[Items listed in a dataset]
Content starts

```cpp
static bool operands_ok(const GemmParams& p, const char* who, GemmPlan& plan) {
  const int kmult = p.w_bf16 ? 32 : 16;
  M3_PLAN_REQUIRE(p.grp_acc == nullptr, "%s: grouped (per-expert) operands belong to the expert FFN's plan", who);
  M3_PLAN_REQUIRE(p.M > 0 && p.N > 0 && p.K > 0, "%s: empty problem M=%d N=%d K=%d", who, p.M, p.N, p.K);
  M3_PLAN_REQUIRE(p.K % kmult == 0, "%s: K=%d must be a multiple of %d", who, p.K, kmult);
// ... 99 lines not shown
  if (plan.ln != GEMM_LN_NONE) {
    M3_PLAN_REQUIRE(p.mode == GEMM_A_PLAIN || (concat && p.ln_on_a2), "%s: LayerNorm needs plain A (or the A2 half of a concat)", who);
    M3_PLAN_REQUIRE((p.ln_on_a2 ? p.K - p.K1 : p.K) <= 1024, "%s: LayerNorm supports rows up to 1024 wide", who);
    M3_PLAN_REQUIRE(p.K <= 2047, "%s: LayerNorm variants are built for K < 2048", who);
  }
  M3_PLAN_REQUIRE(!p.ln_on_a2 || concat, "%s: ln_on_a2 needs concat mode", who);
  M3_PLAN_REQUIRE(p.ln_out == nullptr || plan.ln == GEMM_LN_PRO, "%s: ln_out needs the affine LayerNorm prologue", who);
  if (long_batch && (p.K & 63) == 0 && (!conv || (p.conv_C & 63) == 0)) {
    plan.kernel = GemmKernel::TiledF32; plan.label = "gemm_f32_tiled_kernel";
    if (big) tiled_grid(p, plan, 128, 128, 32); else tiled_grid(p, plan, 64, 64, 64);
    return true;
  }
  plan.kernel = GemmKernel::SkinnyF32; plan.label = "gemm_f32_kernel";
  skinny_grid(p, plan, Nout);
  plan.dual_ok = plan.mt == 1 && (plan.nw == 4 || plan.nw == 8) && plan.nbuf == 1 && p.mode == GEMM_A_PLAIN &&
                 plan.ln != GEMM_LN_PRO && p.m_dev == nullptr && p.acc_init == nullptr;
  return true;
}

static bool extras_ok(const GemmParams& p, GemmPlan& plan) {
  if (p.sig_col0 >= 0) {
    M3_PLAN_REQUIRE(plan.kernel == GemmKernel::SkinnyF32 && !plan.glu, "gemm: sig_col0 needs the skinny fp32 kernel with a plain epilogue (M=%d N=%d K=%d)",
                    p.M, p.N, p.K);
    M3_PLAN_REQUIRE((p.sig_col0 & 15) == 0, "gemm: sig_col0=%d must be a multiple of 16", p.sig_col0);
  }
  if (p.acc_init != nullptr) {
    M3_PLAN_REQUIRE(plan.kernel == GemmKernel::SkinnyF32 && plan.mt == 1 && !plan.glu && p.mode == GEMM_A_CONCAT2 && (p.K1 & 15) == 0,
                    "gemm: acc_init needs the skinny fp32 kernel, 16-row tiles, concat operands with K1 %% 16 == 0");
    M3_PLAN_REQUIRE(plan.ln == GEMM_LN_PRO && p.ln_on_a2 && (plan.nw == 4 || plan.nw == 8) && plan.nbuf == 1 && 2 * p.K1 == p.K &&
                    p.K == 16 * plan.nw * gemm_group_steps(1, 1, plan.nw),
                    "gemm: acc_init is built for K1 = K / 2 = %d with the LayerNorm prologue on the A2 half (K1=%d K=%d)",
                    8 * plan.nw * gemm_group_steps(1, 1, plan.nw), p.K1, p.K);
  }
  return true;
}

GemmPlan plan_gemm(const GemmParams& p, size_t workspace_bytes_available) {
  GemmPlan plan{};
  plan.kernel = p.w_bf16 ? GemmKernel::SkinnyBf16 : GemmKernel::SkinnyF32;
  plan.label = "";
  plan.glu = p.act == ACT_GLU; plan.conv = p.mode == GEMM_A_CONV3X3S2;
  plan.ln = p.ln_wsum ? GEMM_LN_EPI : (p.ln_gamma ? GEMM_LN_PRO : GEMM_LN_NONE);
  if (operands_ok(p, p.w_bf16 ? "gemm_bf16w" : "gemm", plan) && choose_form(p, workspace_bytes_available, plan) && extras_ok(p, plan))
    plan.launches = plan.kernel == GemmKernel::SplitKF32 ? 2 : 1;
  return plan;
}

GemmLaunch gemm_launch(const GemmParams& p, float* ws, size_t ws_bytes) { return GemmLaunch{p, plan_gemm(p, ws != nullptr ? ws_bytes : 0), ws}; }
bool gemm_dual_fusable(const GemmLaunch& ga, const GemmLaunch& gb) {
  const GemmPlan &a = ga.plan, &b = gb.plan;
  return a.launches == 1 && b.launches == 1 && a.dual_ok && b.dual_ok && a.nw == b.nw && a.ln == b.ln && a.glu == b.glu;
}

int launch_gemm(const GemmLaunch& g, hipStream_t stream) {
  const GemmPlan& plan = g.plan; const GemmParams& p = g.p; float* const ws = g.ws;
  M3_REQUIRE(plan.launches > 0, "%s", plan.reason);
  switch (plan.kernel) {
    case GemmKernel::SkinnyF32: return launch_gemm_f32_skinny(plan, p, stream);
    case GemmKernel::SkinnyBf16: return launch_gemm_bf16w_skinny(plan, p, stream);
    case GemmKernel::TiledF32: return launch_gemm_f32_tiled(plan, p, stream);
    case GemmKernel::TiledBf16: return launch_gemm_bf16w_tiled(plan, p, stream);
    case GemmKernel::DmaBf16: return launch_gemm_bf16_dma(plan, p, stream);
    case GemmKernel::SplitKF32:
      M3_REQUIRE(ws != nullptr, "gemm split-K: the plan was made for a workspace of %zu bytes, none given", plan.ws_bytes);
      return launch_gemm_f32_splitk(plan, p, ws, stream);
  }
  return -2;
}

}
```

3m-asr-inference_amd/csrc/kernels.h:

```cpp
#pragma once
#include <hip/hip_runtime.h>
#include <stdint.h>

#include "../../include/m3asr.h"

namespace m3 {

enum { ACT_NONE = 0, ACT_RELU = 1, ACT_SILU = 2, ACT_GLU = 3 };
enum { GEMM_A_PLAIN = 0, GEMM_A_CONCAT2 = 1, GEMM_A_CONV3X3S2 = 2 };

struct GemmParams {
  const float* A = nullptr; int lda = 0;
  const float* A2 = nullptr; int lda2 = 0; int K1 = 0;
  const float* W = nullptr;
  int w_bf16 = 0;
  const float* bias = nullptr;
  float* Y = nullptr; int ldy = 0;
  int M = 0, N = 0, K = 0;
  int mode = GEMM_A_PLAIN;
  const float* ln_gamma = nullptr; const float* ln_beta = nullptr; float ln_eps = 0.f;
  const float* ln_wsum = nullptr; const float* ln_wbeta = nullptr;
  int ln_on_a2 = 0;
  float* ln_out = nullptr; int ld_ln_out = 0;
  const int32_t* row_len = nullptr; int rows_per_batch = 0;
  int mask_in = 0, mask_out = 0;
  int conv_T1 = 0, conv_F1 = 0, conv_T2 = 0, conv_F2 = 0, conv_C = 0;
  int act = ACT_NONE;
  float alpha = 1.f;
  const float* resid = nullptr; int ldr = 0;
  const int32_t* grp_acc = nullptr; int grp_E = 0; const int32_t* grp_pos = nullptr; int w_sliced = 0;
  const float* w_scale = nullptr;
  int a_bf16 = 0, y_bf16 = 0; void* Yb = nullptr; int ldyb = 0;
  float* Yb_stats = nullptr; const float* ln_stats = nullptr; int ln_stat_parts = 0;
  const int32_t* m_dev = nullptr;
  const int32_t* y_rows = nullptr;
  const int32_t* conv_len = nullptr;
  int sig_col0 = -1;
  const float* acc_init = nullptr;
  int n_tiles = 0, m_tiles = 0, xcd_swizzle = 0;
};
enum { GEMM_LN_NONE = 0, GEMM_LN_EPI = 1, GEMM_LN_PRO = 2 };
enum class GemmKernel { SkinnyF32, SkinnyBf16, TiledF32, TiledBf16, DmaBf16, SplitKF32 };
struct GemmPlan {
  GemmKernel kernel;
  const char* label;
  int launches;
  bool glu, conv; int ln;
  int mt, nw, nbuf;
  bool dual_ok;
  int bm, bn, bk;
  int stages;
  int m_tiles, n_tiles, xcd_swizzle;
  int splits; size_t ws_bytes;
  char reason[192];
};
GemmPlan plan_gemm(const GemmParams& p, size_t workspace_bytes_available);
struct GemmLaunch { GemmParams p; GemmPlan plan; float* ws = nullptr; };
GemmLaunch gemm_launch(const GemmParams& p, float* ws, size_t ws_bytes);
int launch_gemm(const GemmLaunch& g, hipStream_t stream);
bool gemm_dual_fusable(const GemmLaunch& a, const GemmLaunch& b);
int launch_gemm_f32_dual(const GemmLaunch& a, const GemmLaunch& b, hipStream_t stream);
constexpr int kRouterPrefixMaxLayers = 64;
size_t router_prefix_floats(const GemmPlan& plan);
int launch_router_embed_prefix(const GemmPlan& plan, const GemmParams& p, const float* const* w, int layer0, int n_layers, float* prefix,
                               hipStream_t stream);
constexpr int gemm_group_steps(int MT, int NT, int NW) {
  if (NW == 16) return MT == 1 ? (NT == 1 ? 4 : 2) : (MT == 2 ? 2 : 1);
  if (NW == 8) return MT == 1 ? 8 : (MT == 2 ? (NT == 1 ? 6 : 4) : (NT == 1 ? 3 : 2));
  return MT == 1 ? 8 : (MT == 2 ? 6 : 4);
}
constexpr int gemm16_group_steps(int MT, int NW) { return NW == 16 ? 2 : (MT == 4 ? 2 : 4); }
// ... 27 lines not shown
int launch_moe_router(const float* emb, int lde, int De, const float* x, int ldx, int D, const float* W, const float* bias,
                      const float* gamma, const float* beta, float eps, float* xn, int ldxn, float* Y, int ldy, int M, int N,
                      const int32_t* m_dev, hipStream_t stream, int32_t* gate_idx = nullptr, float* gate_val = nullptr,
                      const int32_t* row_len = nullptr, int rows_per_batch = 0, void* xq = nullptr, float* xq_scale = nullptr);
int launch_local_scatter(const void* x, const int32_t* mapping, int S, int row_bytes, void* out, hipStream_t stream);
int launch_local_gather(const void* buf, const int32_t* mapping, int S, int row_bytes, void* out, hipStream_t stream);

int launch_ep_send_map(const int32_t* gate_idx, const int32_t* mapping, const int32_t* acc_hist, int S, int world, int e_loc,
                       int capacity, int32_t* map_send, void* wire, int row_bytes, hipStream_t stream, int32_t* overflow = nullptr);
int launch_ep_send_rows(const int32_t* gate_idx, const int32_t* mapping, const int32_t* acc_hist, int S, int world, int e_loc,
                        int capacity, int32_t* map_send, const void* x, void* wire, int row_bytes, hipStream_t stream, int32_t* overflow = nullptr);
int launch_ep_recv_gate(const void* wire, int world, int e_loc, int capacity, int row_bytes, int32_t* gate_recv,
                        hipStream_t stream);

#ifndef M3_EXPERT_SLICE
#define M3_EXPERT_SLICE 64
#endif
constexpr int kExpertSliceW16 = 64;
constexpr int kExpertSlice = M3_EXPERT_SLICE;
size_t expert_ffn_slab_bytes(int S, int D, int F);
enum class ExpertWeights { F32, BF16, FP8, FP8A8, MXFP4 };
enum class ExpertKernel { SlabF32, TiledF32, SlabBf16, TiledBf16, G256Bf16, SlabW8, TiledW8, FusedFp8, SlabW4, TiledW4 };
struct ExpertFfnPlan {
  ExpertWeights weights; ExpertKernel kernel;
  const char* label;
  int launches, slices;
  int fsplit;
  size_t h_off, rows_off, xb_off;
  float* rows(float* slab) const { return (float*)((char*)slab + rows_off); }
};
enum { EXPERT_NORM_IN_KERNEL = 1,
       EXPERT_SCATTER_ROWS = 2 };
ExpertFfnPlan plan_expert_ffn(ExpertWeights w, int S, int E, int D, int F, unsigned flags = 0);
struct ExpertFfnArgs { const float* x; int ldx; const int32_t *pos, *acc_hist; const void *w1, *w2; const float *s1, *s2, *b1, *b2;
                       int w2_sliced; float h_scale; float* slab; const float *ln_gamma, *ln_beta; float ln_eps;
                       const void* xq; const float* xq_scale; int32_t* fs_dev; float* y_scatter; };
int launch_expert_ffn(const ExpertFfnPlan& plan, int S, int E, int D, int F, const ExpertFfnArgs& a, hipStream_t stream);
int init_expert_ffn_kernels();
int launch_expert_ffn_f32_slab(const float* x, int ldx, const int32_t* pos, const int32_t* acc_hist, int S, int E,
                               int D, int F, const float* w1, const float* b1, const float* w2, int w2_sliced, float* slab,
                               const float* ln_gamma, const float* ln_beta, float ln_eps, hipStream_t stream);
int init_expert_ffn_f32_tiled_kernels();
int launch_expert_tiled_f32(const float* x, int ldx, const int32_t* pos, const int32_t* acc_hist, int S, int E,
                            int D, int F, const float* w1, const float* b1, const float* w2, int w2_sliced,
                            float* hbuf, float* ybuf, hipStream_t stream);
int init_expert_ffn_bf16_kernels();
int launch_expert_ffn_bf16w_slab(const float* x, int ldx, const int32_t* pos, const int32_t* acc_hist, int S, int E,
                                 int D, int F, const void* w1, const float* b1, const void* w2, int w2_sliced, float* slab,
                                 hipStream_t stream);
int init_expert_ffn_w8_kernels();
int launch_expert_ffn_w8_slab(const float* x, int ldx, const int32_t* pos, const int32_t* acc_hist, int S, int E, int D, int F,
                              const void* w1, const float* s1, const float* b1, const void* w2, const float* s2, int w2_sliced,
                              float* slab, hipStream_t stream);
int init_expert_ffn_w4_kernels();
int launch_expert_ffn_w4_slab(const float* x, int ldx, const int32_t* pos, const int32_t* acc_hist, int S, int E, int D, int F,
                              const void* w1, const void* s1, const float* b1, const void* w2, const void* s2, int w2_sliced,
                              float* slab, hipStream_t stream);
constexpr int kExpertFusedFp8MaxSplit = 4;
int expert_ffn_fused_fp8_fsplit(int S, int E, int D, int F);
int init_expert_ffn_fused_fp8_kernels();
int launch_expert_ffn_fused_fp8(const float* x, int ldx, const int32_t* pos, const int32_t* acc_hist, int S, int E, int D, int F,
                                const void* w1, const float* s1, const float* b1, const void* w2, const float* s2, int w2_sliced,
                                float h_scale, int fsplit, float* ybuf, hipStream_t stream, const void* xq = nullptr,
                                const float* xq_scale = nullptr, int32_t* fs_dev = nullptr);
int launch_quantize_rows_e4m3(const float* x, int ldx, int S, int D, void* xq, float* scale, hipStream_t stream);
int launch_expert_tiled_w16(int w_fp8, const float* x, int ldx, const int32_t* pos, const int32_t* acc_hist, int S, int E,
// ... 317 lines not shown
```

Content ends

*WHAT THE TASK ASKS*.
Which of the lines in the data hold the string "static"? Report each of them by copying it.

*RESPONSE AREA*.
static bool operands_ok(const GemmParams& p, const char* who, GemmPlan& plan) {
static bool extras_ok(const GemmParams& p, GemmPlan& plan) {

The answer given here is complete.